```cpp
template <bool EPI>
__device__ __forceinline__ void fth_store_tile(uint4 *img, int ld, const f32x16 &acc, int n_local, int m_local, int hk, int lm, const FrEpi &e, int n_glob) {
    uint2 *h = reinterpret_cast<uint2 *>(img);
#pragma unroll
    for (int i = 0; i < 4; i++) {
        float c0 = acc[4 * i + 0], c1 = acc[4 * i + 1], c2 = acc[4 * i + 2], c3 = acc[4 * i + 3];
        ft_epi4<EPI>(c0, c1, c2, c3, e, n_glob + 8 * i, hk);
        uint2 v;
        v.x = pack_bf16x2(c0, c1);
        v.y = pack_bf16x2(c2, c3);
        h[((size_t)((n_local >> 3) + i) * ld + m_local + lm) * 2 + hk] = v;
    }
}

template <int MT, int T2W, int KG, bool DB, int RD, int PD, bool EPI>
__device__ __forceinline__ void fused_tile_h_body(const FrFusedArgs &a) {
    extern __shared__ uint4 lds[];
    constexpr int LD = 32 * MT + 1, TI = 32 * MT;
    const int KO = a.K / 8;
    uint4 *Xh = lds;
    uint4 *R1b[2] = {Xh + (size_t)KO * LD, Xh + (size_t)(KO + (DB ? 32 : 0)) * LD};
    uint4 *R2 = lds;
    uint4 *R3 = lds + (size_t)(a.H2 / 8) * LD;
    const int tid = threadIdx.x, lane = tid & 63;
    const int wave = __builtin_amdgcn_readfirstlane(tid >> 6);
    const int hk = lane >> 5, lm = lane & 31;
    const int bi = blockIdx.x / a.tiles_per_batch, tile = blockIdx.x - bi * a.tiles_per_batch;
    const FrFusedBatch &bt = a.b[bi];
    const int m0 = tile * TI;
    if (m0 >= bt.batch) return;
    int n_st = 0;
    auto stamp = [&]() {
        if (a.stamps && lane == 0 && n_st < 14) {
            a.stamps[16ull * (8ull * blockIdx.x + wave) + n_st] = __builtin_amdgcn_s_memrealtime();
            if (n_st == 1) a.stamps[16ull * (8ull * blockIdx.x + wave) + 14] = __builtin_amdgcn_s_memtime();
            if (n_st == 9) a.stamps[16ull * (8ull * blockIdx.x + wave) + 15] = __builtin_amdgcn_s_memtime();
        }
        n_st++;
    };
    stamp();

    {
        const int wl = tid & 63, ig = tid >> 6;
        constexpr int IPT = TI / 8, NB = (4 * KG + 63) / 64;
        uint2 *Xh2 = reinterpret_cast<uint2 *>(Xh);
        const bool bad = ft_gather_tile<NB, IPT>(a, bt, m0, wl, ig, [&](int w, int i, const uint4 &x) {
            uint2 hv;
            hv.x = pack_bf16x2(__uint_as_float(x.x), __uint_as_float(x.y));
            hv.y = pack_bf16x2(__uint_as_float(x.z), __uint_as_float(x.w));
            Xh2[((size_t)(w >> 1) * LD + IPT * ig + i) * 2 + (w & 1)] = hv;
        });
        if (bad) atomicOr_system(a.err_flag, 1);
    }
    __syncthreads();
    stamp();

    f32x16 acc2[T2W][MT];
#pragma unroll
    for (int t = 0; t < T2W; t++)
#pragma unroll
        for (int mt = 0; mt < MT; mt++)
#pragma unroll
            for (int i = 0; i < 16; i++) acc2[t][mt][i] = 0.0f;
    const int n_chunks = a.H1 / 256;
    const FtW W1 = ft_w(a.w1q, a.K / 2, a.H1, hk, lm), W2 = ft_w(a.w2q, a.H1 / 2, a.H2, hk, lm), W3 = ft_w(a.w3q, a.H2 / 2, a.H3, hk, lm);
    static_assert(T2W == 2 && KG >= RD && RD >= 8 && RD <= 32 && RD % 2 == 0, "the stream ring assumes two n tiles per wave in FC2 (32 elements per chunk) and at least RD k groups in FC1");
    constexpr int OFF2 = KG % RD;
    uint4 ring[RD];
    auto w1load = [&](int c, int g) { return __builtin_bit_cast(uint4, ft_wload(W1, (unsigned)g * W1.row2 + (unsigned)(c * 256 + 32 * wave) * 16u, 0)); };
    auto w2load = [&](int c, int e) {
        return __builtin_bit_cast(uint4, ft_wload(W2, (unsigned)(16 * c + (e >> 1)) * W2.row2 + (unsigned)(32 * T2W * wave) * 16u, 512 * (e & 1)));
    };
#pragma unroll
    for (int g = 0; g < RD; g++) ring[g] = w1load(0, g);
    const uint4 *blx = Xh + (size_t)hk * LD + lm;
    static_assert(PD == 1 || PD == 2 || PD == 4, "B ring: 16 % PD must be 0");
    uint4 bq[PD][MT];
#pragma unroll
    for (int i = 0; i < PD; i++)
#pragma unroll
        for (int mt = 0; mt < MT; mt++) bq[i][mt] = blx[(size_t)(2 * i) * LD + 32 * mt];
    for (int c = 0; c < n_chunks; c++) {
        f32x16 acc1[1][MT];
#pragma unroll
        for (int mt = 0; mt < MT; mt++)
#pragma unroll
            for (int i = 0; i < 16; i++) acc1[0][mt][i] = 0.0f;
#pragma unroll
        for (int g = 0; g < KG; g++) {
#pragma unroll
// ... 376 lines not shown
```
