# Scthe/cnn-Super-Resolution

Measured on AMD Instinct MI355X. Metric: training tiles/sec (fwd+bwd+update), default SRCNN 33x33, batch 4096/GPU, higher is better.
Workload: dtype f32

## Files before the change

### cnn-super-resolution_amd/csrc/hip/d1x6.hpp

```cpp

constexpr int kD6Mxx = 12, kD6Mx3 = 25;
constexpr int kD6ExWin = 6, kD6ExMid = 3;
constexpr int kD6Grow = 70;

constexpr int kD6Zero = 32;
__device__ __attribute__((aligned(16))) float g_d6_zero[kD6Zero] = {};
constexpr int d6_row_half(bool d3, int h) { return (d3 ? 4 : 8) * h; }
constexpr int d6_zero_half(bool d3, int h) { return d6_row_half(d3, h); }
constexpr int d6_row_quad(bool d3, int k) { return d3 ? 8 * k : 16 * (k >> 1) + 4 * (k & 1); }
constexpr bool d6_zero_row_covers(bool d3) {
  for (int h = 0; h < 2; h++)
    for (int k = 0; k < 4; k++)
      if (d6_zero_half(d3, h) + d6_row_quad(d3, k) + 4 > kD6Zero) return false;
  return true;
}

__device__ __forceinline__ void mma_x6_2(const bf16x8 (&a0)[3], const bf16x8 (&b0)[3], f32x16& c0,
                                         const bf16x8 (&a1)[3], const bf16x8 (&b1)[3], f32x16& c1) {
  using mfma::mma_bf16;
  c0 = mma_bf16(a0[2], b0[0], c0);
  c1 = mma_bf16(a1[2], b1[0], c1);
  c0 = mma_bf16(a0[1], b0[1], c0);
  c1 = mma_bf16(a1[1], b1[1], c1);
  c0 = mma_bf16(a0[0], b0[2], c0);
  c1 = mma_bf16(a1[0], b1[2], c1);
  c0 = mma_bf16(a0[1], b0[0], c0);
  c1 = mma_bf16(a1[1], b1[0], c1);
  c0 = mma_bf16(a0[0], b0[1], c0);
  c1 = mma_bf16(a1[0], b1[1], c1);
  c0 = mma_bf16(a0[0], b0[0], c0);
  c1 = mma_bf16(a1[0], b1[0], c1);
}

__device__ __forceinline__ void d6_split(const float (&v)[8], bf16x8 (&o)[3]) { mfma::split8(v, o); }
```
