# panagiotou23/model-predictive-control

Measured on AMD Instinct MI355X. Metric: MPC solves/sec, bicycle model N=20 nx=4 nu=2, batch=65536; 1/2/4/8 GPU, higher is better.
Workload: dtype f64

## Files before the change

model_predictive_control_amd/csrc/mpc_api.hip:

```cpp
#include "../../include/mpc_hip.h"
#include "mpc_aux.hpp"
#include "mpc_solo.hpp"
#include "mpc_game.hpp"

#include <algorithm>
#include <chrono>
#include <cmath>
#include <cstdio>
#include <cstring>
#include <condition_variable>
#include <mutex>
#include <string>
#include <thread>
#include <array>
#include <vector>

using namespace mpc;

#define MPC_MAX_GROUPS 8
#define MPC_GRID_MAX_ROWS 1024

static thread_local std::string g_err;
static int fail(int code, const std::string &msg) { g_err = msg; return code; }

// ... 242 lines not shown
    int check = 0;
    num(getenv("MPC_CHECK_EVERY"), check);
    if (check > 0) h->check_every = check;
    h->spin = getenv("MPC_SPIN") != nullptr;
    h->host_timing = getenv("MPC_HOST_TIMING") != nullptr;
    if (const char *e = getenv("MPC_HOST_TRACE")) h->host_trace = e;
    const char *hwq = getenv("MPC_HW_QUEUES");
    h->hw_queues = hwq ? atoi(hwq) : probe_stream_concurrency(h);
}

extern "C" int mpc_create(const mpc_config *cfg, int device, mpc_handle **out)
{
    if (!cfg || !out) return fail(MPC_E_ARG, "mpc_create: null argument");
    {
        DevCfg probe;
        const int rcv = make_devcfg(*cfg, probe);
        if (rcv) return rcv;
    }
    int ndev = 0;
    HIPCHK(hipGetDeviceCount(&ndev));
    if (device < 0 || device >= ndev) return fail(MPC_E_ARG, "mpc_create: no such device");
    mpc_handle *h = new mpc_handle();
    h->solo_max = cfg->model == MPC_MODEL_PACEJKA ? 128 : 1024;
    h->solo_all = (cfg->model == MPC_MODEL_KINEMATIC && cfg->N <= 32) ? 4096 : 1024;
    h->cfg = *cfg;
    int rc = make_devcfg(*cfg, h->dc);
    if (rc) { delete h; return rc; }
    h->device = device;
    hipError_t e = hipSetDevice(device);
    if (e == hipSuccess) {
        int cus = 0;
        if (hipDeviceGetAttribute(&cus, hipDeviceAttributeMultiprocessorCount, device) == hipSuccess && cus > 0) h->num_cus = cus;
    }
    if (e == hipSuccess) e = hipHostMalloc((void **)&h->host_counts, 512, hipHostMallocDefault);
    if (e != hipSuccess) { delete h; return fail(MPC_E_HIP, std::string("mpc_create: ") + hipGetErrorString(e)); }
    read_switches(h);
    *out = h;
    return MPC_OK;
}

extern "C" int mpc_destroy(mpc_handle *h)
{
    if (!h) return MPC_OK;
    if (h->worker.joinable()) {
        { std::lock_guard<std::mutex> lk(h->mu); h->worker_quit = true; }
        h->cv.notify_all();
        h->worker.join();
    }
    (void)hipSetDevice(h->device);
    if (h->arena) (void)hipFree(h->arena);
    if (h->stage) (void)hipFree(h->stage);
    if (h->cl_gmeta) (void)hipFree(h->cl_gmeta);
    if (h->cl_gxy) (void)hipFree(h->cl_gxy);
    if (h->cl_gcells) (void)hipFree(h->cl_gcells);
    if (h->host_counts) (void)hipHostFree(h->host_counts);
    if (h->syncev) (void)hipEventDestroy(h->syncev);
    for (auto ev : h->ev_pool) (void)hipEventDestroy(ev);
    for (int g = 0; g < MPC_MAX_GROUPS; g++) if (h->gstream[g]) (void)hipStreamDestroy(h->gstream[g]);
    for (int g = 0; g <= MPC_MAX_GROUPS; g++) if (h->gevent[g]) (void)hipEventDestroy(h->gevent[g]);
    for (int b = 0; b < 2; b++) for (int g = 0; g < MPC_MAX_GROUPS; g++) if (h->pollev[b][g]) (void)hipEventDestroy(h->pollev[b][g]);
    for (int b = 0; b < 2; b++) for (int g = 0; g < MPC_MAX_GROUPS; g++) if (h->soloev[g][b]) (void)hipEventDestroy(h->soloev[g][b]);
    delete h;
    return MPC_OK;
}

static int reserve(mpc_handle *h, int B)
{
    const DevCfg &c = h->dc;
    const int Bp = (B + 63) & ~63;
    if (Bp <= h->Bp_alloc) { h->ws.Bp = h->Bp_alloc; h->ws.B = B; return MPC_OK; }
    HIPCHK(hipSetDevice(h->device));
    if (h->arena) { HIPCHK(hipFree(h->arena)); h->arena = nullptr; h->Bp_alloc = 0; }
    const size_t n = c.n, m = c.m ? c.m : 1, M = c.M, nx = c.nx, N = c.N;
    const size_t JS = nx * (nx + 1) + 2, St = 2 * (size_t)Bp + 64 * (MPC_MAX_GROUPS + 1);
    const size_t nd = 8 * n + 2 * M * n + 7 * m + REC;
    const size_t nscr = (N + 1) * nx + 2 * N + N + N * JS;
    const size_t ni = 4;
    const size_t bytes = (nd * 8 + ni * 4) * (size_t)Bp + nscr * 8 * St + 4 * St + 8 * 4 * MPC_MAX_GROUPS + 256 + 64 + 256;
    char *base = nullptr;
    hipError_t e = hipMalloc((void **)&base, bytes);
    if (e != hipSuccess) return fail(MPC_E_ALLOC, "workspace hipMalloc failed: " + std::string(hipGetErrorString(e)));
    h->arena = base; h->arena_bytes = bytes; h->Bp_alloc = Bp;
    Workspace &w = h->ws;
    double *dp = (double *)base;
    auto takeD = [&](size_t cnt) { double *r = dp; dp += cnt * (size_t)Bp; return r; };
    w.xk = takeD(n); w.gk = takeD(n); w.q = takeD(n); w.xn = takeD(n); w.xe = takeD(n); w.ge = takeD(n);
    w.xe2 = takeD(n); w.ge2 = takeD(n);
    w.S = takeD(M * n); w.Y = takeD(M * n);
    w.Sig = takeD(m); w.Sig_old = takeD(m); w.e1 = takeD(m); w.e2 = takeD(m);
    w.yhx = takeD(m); w.yhxn = takeD(m); w.yhe = takeD(m);
    w.rec = takeD(REC);
    auto takeS = [&](size_t cnt) { double *r = dp; dp += cnt * St; return r; };
    w.trajx = takeS((N + 1) * nx); w.useq = takeS(2 * N); w.stage_L = takeS(N); w.jac = takeS(N * JS);
    int *ip = (int *)dp;
    auto takeI = [&](size_t cnt) { int *r = ip; ip += cnt * (size_t)Bp; return r; };
    w.lists = takeI(4);
    w.agent_of = ip; ip += St;
    w.counts = ip;
    w.totals = (unsigned long long *)(ip + 8 * MPC_MAX_GROUPS);
    w.solo_ctr = (int *)(w.totals + 16);
    w.Bp = Bp; w.B = B; w.St = (int)St; w.Ls = Bp;
    w.ws_xe = w.xe; w.ws_ge = w.ge; w.ws_yhe = w.yhe; w.ws_Sig = w.Sig;
    HIPCHK(hipMemset(base, 0, bytes));
    return MPC_OK;
}

static int reserve_stage(mpc_handle *h, size_t bytes)
{
    if (bytes <= h->stage_bytes) return MPC_OK;
    if (h->stage) { HIPCHK(hipFree(h->stage)); h->stage = nullptr; h->stage_bytes = 0; }
    hipError_t e = hipMalloc((void **)&h->stage, bytes);
    if (e != hipSuccess) return fail(MPC_E_ALLOC, "staging hipMalloc failed");
    h->stage_bytes = bytes;
    return MPC_OK;
}
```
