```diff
@@ -554,24 +553,19 @@
             if (++s == STAGES) { s = 0; ph ^= 1; }
           }
           if (mine) {
-#pragma unroll
-            for (int q = 0; q < 8; ++q) acc[q] += __shfl_xor_sync(0xffffffffu, acc[q], 16);
-            named_bar_sync(ROWSUM_BAR, 64);
-            if (warp == 3 && lane < 16) {
-#pragma unroll
-              for (int q = 0; q < 8; ++q) rowsum_xch[lane * 8 + q] = acc[q];
-            }
-            named_bar_sync(ROWSUM_BAR, 64);
-            if (warp == 2 && lane < 16) {
-#pragma unroll
-              for (int q = 0; q < 8; ++q) acc[q] += rowsum_xch[lane * 8 + q];
-              const int m0 = w.m_blk * BM + c * 8;
-#pragma unroll
-              for (int q = 0; q < 8; ++q)
-                if (m0 + q < p.M) {
-                  if (p.rowsum_part) p.rowsum_part[(size_t)w.ks * p.M + m0 + q] = acc[q];
-                  else p.a_rowsum[m0 + q] += acc[q];
-                }
+            const int m0 = w.m_blk * BM + 2 * t;
+#pragma unroll
+            for (int j = 0; j < 2; ++j) {
+              if (m0 + j >= p.M) continue;
+              if (shares > 1) {
+#pragma unroll
+                for (int g = 0; g < 4; ++g)
+                  if (g % shares == w.n_blk) p.rowsum_part[(size_t)(w.ks * 4 + g) * p.M + m0 + j] = acc[g][j];
+              } else {
+                const float v = (acc[0][j] + acc[1][j]) + (acc[2][j] + acc[3][j]);
+                if (p.rowsum_part) p.rowsum_part[(size_t)w.ks * p.M + m0 + j] = v;
+                else p.a_rowsum[m0 + j] += v;
+              }
             }
           }
         }
@@ -723,6 +717,15 @@
 
 template <int BN, bool A_MN, bool B_MN>
 int launch_tc(const void* A, int64_t lda, const void* B, int64_t ldb, GemmParams& p, cudaStream_t stream) {
+  p.rowsum_shares = !p.a_rowsum ? 0 : p.splits > 1 ? min(p.num_n_blk, 4) : 1;
+  const size_t mn_parts = p.splits > 1 ? (size_t)p.splits * p.M * p.N : 0;
+  const size_t row_parts = p.splits > 1 && p.a_rowsum ? (size_t)p.splits * (p.rowsum_shares > 1 ? 4 : 1) * p.M : 0;
+  if (mn_parts + row_parts) {
+    float* part = nullptr;
+    if (pg_scratch((mn_parts + row_parts) * sizeof(float), stream, &part)) return 1;
+    if (mn_parts) p.split_part = part;
+    if (row_parts) p.rowsum_part = part + mn_parts;
+  }
   CUtensorMap tmA, tmB;
   const ConvGeom& cg = p.conv;
   auto conv_map = [&](CUtensorMap* out, const void* base, int64_t ld, int pixels_per_box) {
@@ -780,8 +783,7 @@
     }
   }
   constexpr int STAGE_BYTES = A_STAGE_BYTES + BN * BK * 2;
-  const int fixed = 1024  + (2 * MAX_STAGES + 8 * MAX_EPI_BUFS + 2) * 8  +
-                    16 * 8 * 4 ;
+  const int fixed = 1024  + (2 * MAX_STAGES + 8 * MAX_EPI_BUFS + 2) * 8 ;
   const int avail = SMEM_LIMIT - fixed;
   if (p.epi_tma) {
     const int bufs_room = (avail - 2 * EPI_BIAS_BYTES - 4 * STAGE_BYTES) / (8 * p.epi_buf_bytes);
@@ -818,7 +820,10 @@
   if (p.split_part &&
       pg_sum_partials(p.split_part, p.splits, (long long)p.M * p.N, p.M, p.N, p.epi.ld_out_f32, p.epi.out_f32, stream))
     return 1;
-  if (p.rowsum_part && pg_sum_partials(p.rowsum_part, p.splits, p.M, 1, p.M, p.M, p.a_rowsum, stream)) return 1;
+  if (p.rowsum_part && (p.rowsum_shares > 1
+                            ? pg_sum_partials_quads(p.rowsum_part, p.splits, 4LL * p.M, p.M, 1, p.M, p.M, p.a_rowsum, stream)
+                            : pg_sum_partials(p.rowsum_part, p.splits, p.M, 1, p.M, p.M, p.a_rowsum, stream)))
+    return 1;
   return 0;
 }
 
@@ -923,13 +928,6 @@
                                                            reinterpret_cast<const bf16*>(B), ldb, p);
     return pg_check_launch("pg_gemm_bf16(skinny)");
   }
-  if (p.splits > 1) {
-    const size_t mn = (size_t)M * N, rows = p.a_rowsum ? (size_t)M : 0;
-    float* part = nullptr;
-    if (pg_scratch((size_t)p.splits * (mn + rows) * sizeof(float), stream, &part)) return 1;
-    p.split_part = part;
-    if (p.a_rowsum) p.rowsum_part = part + (size_t)p.splits * mn;
-  }
   if (!a_mn_major && !b_mn_major) return dispatch_bn<false, false>(A, lda, B, ldb, p, stream);
   if (!a_mn_major && b_mn_major) return dispatch_bn<false, true>(A, lda, B, ldb, p, stream);
   if (a_mn_major && b_mn_major) return dispatch_bn<true, true>(A, lda, B, ldb, p, stream);
diff --git a/pytorch_generative_b200/csrc/pg_host.cu b/pytorch_generative_b200/csrc/pg_host.cu
--- a/pytorch_generative_b200/csrc/pg_host.cu
+++ b/pytorch_generative_b200/csrc/pg_host.cu
@@ -52,40 +52,51 @@
   return 0;
 }
 
-__global__ void sum_partials_kernel(const float* __restrict__ part, int nparts, long long part_stride, int M, int N,
-                                    int64_t ld_out, float* __restrict__ out) {
+__device__ __forceinline__ float partial_at(const float* __restrict__ part, long long idx, long long quad_stride) {
+  if (quad_stride == 0) return part[idx];
+  return (part[idx] + part[idx + quad_stride]) + (part[idx + 2 * quad_stride] + part[idx + 3 * quad_stride]);
+}
+
+__global__ void sum_partials_kernel(const float* __restrict__ part, int nparts, long long part_stride,
+                                    long long quad_stride, int M, int N, int64_t ld_out, float* __restrict__ out) {
   const long long total = (long long)M * N;
   for (long long i = (long long)blockIdx.x * blockDim.x + threadIdx.x; i < total; i += (long long)gridDim.x * blockDim.x) {
     float s = 0.f;
-    for (int p = 0; p < nparts; ++p) s += part[p * part_stride + i];
+    for (int p = 0; p < nparts; ++p) s += partial_at(part, p * part_stride + i, quad_stride);
     out[(i / N) * ld_out + i % N] += s;
   }
 }
-__global__ void sum_partials_warp_kernel(const float* __restrict__ part, int nparts, long long part_stride, int M, int N,
-                                         int64_t ld_out, float* __restrict__ out) {
+__global__ void sum_partials_warp_kernel(const float* __restrict__ part, int nparts, long long part_stride,
+                                         long long quad_stride, int M, int N, int64_t ld_out, float* __restrict__ out) {
   const long long total = (long long)M * N;
   const int lane = threadIdx.x & 31;
   const long long warps = (long long)gridDim.x * (blockDim.x >> 5);
   for (long long i = ((long long)blockIdx.x * blockDim.x + threadIdx.x) >> 5; i < total; i += warps) {
     float s = 0.f;
-    for (int p = lane; p < nparts; p += 32) s += part[p * part_stride + i];
+    for (int p = lane; p < nparts; p += 32) s += partial_at(part, p * part_stride + i, quad_stride);
     s = warp_sum(s);
     if (lane == 0) out[(i / N) * ld_out + i % N] += s;
   }
 }
 
-int pg_sum_partials(const float* part, int nparts, long long part_stride, int M, int N, int64_t ld_out, float* out,
-                    cudaStream_t stream) {
+int pg_sum_partials_quads(const float* part, int nparts, long long part_stride, long long quad_stride, int M, int N,
+                          int64_t ld_out, float* out, cudaStream_t stream) {
   const long long total = (long long)M * N;
   const bool per_warp = nparts >= 64;
   long long blocks = ((per_warp ? total * 32 : total) + 255) / 256;
   if (blocks > (long long)pg_num_sms() * 8) blocks = (long long)pg_num_sms() * 8;
   if (blocks < 1) blocks = 1;
   if (per_warp)
-    sum_partials_warp_kernel<<<(unsigned)blocks, 256, 0, stream>>>(part, nparts, part_stride, M, N, ld_out, out);
+    sum_partials_warp_kernel<<<(unsigned)blocks, 256, 0, stream>>>(part, nparts, part_stride, quad_stride, M, N, ld_out,
+                                                                   out);
   else
-    sum_partials_kernel<<<(unsigned)blocks, 256, 0, stream>>>(part, nparts, part_stride, M, N, ld_out, out);
+    sum_partials_kernel<<<(unsigned)blocks, 256, 0, stream>>>(part, nparts, part_stride, quad_stride, M, N, ld_out, out);
   return pg_check_launch("pg_sum_partials");
+}
+
+int pg_sum_partials(const float* part, int nparts, long long part_stride, int M, int N, int64_t ld_out, float* out,
+                    cudaStream_t stream) {
+  return pg_sum_partials_quads(part, nparts, part_stride, 0, M, N, ld_out, out, stream);
 }
 
 extern "C" int pg_abi_version(void) { return PG_ABI_VERSION; }
diff --git a/pytorch_generative_b200/ops.py b/pytorch_generative_b200/ops.py
--- a/pytorch_generative_b200/ops.py
+++ b/pytorch_generative_b200/ops.py
@@ -149,15 +149,12 @@
     return (ob, of) if want_f32 else ob
 
 
-def _split_k_for(m_out, n_out, k):
-    tiles = ((m_out + 127) // 128) * ((n_out + 127) // 128)
-    sms = L.sm_count()
-    if os.environ.get("PG_SPLITK_ROUND_UP") == "1":
-        want = max(1, (sms + tiles - 1) // tiles)
-    else:
-        want = max(1, sms // tiles)
+def _split_k_for(m_out, n_out, k, bn=128):
+    tiles = ((m_out + 127) // 128) * ((n_out + bn - 1) // bn)
     k_iters = (k + 63) // 64
-    return max(1, min(want, k_iters // 8 if k_iters >= 16 else 1))
+    split = max(1, min(max(1, L.sm_count() // tiles), k_iters // 8 if k_iters >= 16 else 1))
+    k_per = (k_iters + split - 1) // split
+    return (k_iters + k_per - 1) // k_per
 
 
 def linear_wgrad(dy, a, dw_out, db_out=None):
@@ -197,10 +194,7 @@
     C = x.shape[1]
     T = len(taps)
     assert dw_out.dtype == F32 and dw_out.shape[0] >= cout and dw_out.shape[1] == T * C
-    bn = 256 if C % 256 == 0 else (128 if C % 128 == 0 else 64)
-    tiles = ((cout + 127) // 128) * (T * C // bn)
-    k_iters = (P + 63) // 64
-    split = max(1, min(max(1, L.sm_count() // tiles), k_iters // 8 if k_iters >= 16 else 1))
+    split = _split_k_for(cout, T * C, P, 256 if C % 256 == 0 else (128 if C % 128 == 0 else 64))
     L.gemm_conv(dy, x, cout, T * C, P, L.CONV_WGRAD, n_img, h, w, C, taps, out_f32=dw_out, accumulate=True, split_k=split,
                 bias_grad=db_out)
 
```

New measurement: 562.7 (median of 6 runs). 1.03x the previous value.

What to work on: Sift through the entries and copy every line with "dtype".

Written response:
Workload: dtype f32
Workload: dtype f64
     assert dw_out.dtype == F32 and dw_out.shape[0] >= cout and dw_out.shape[1] == T * C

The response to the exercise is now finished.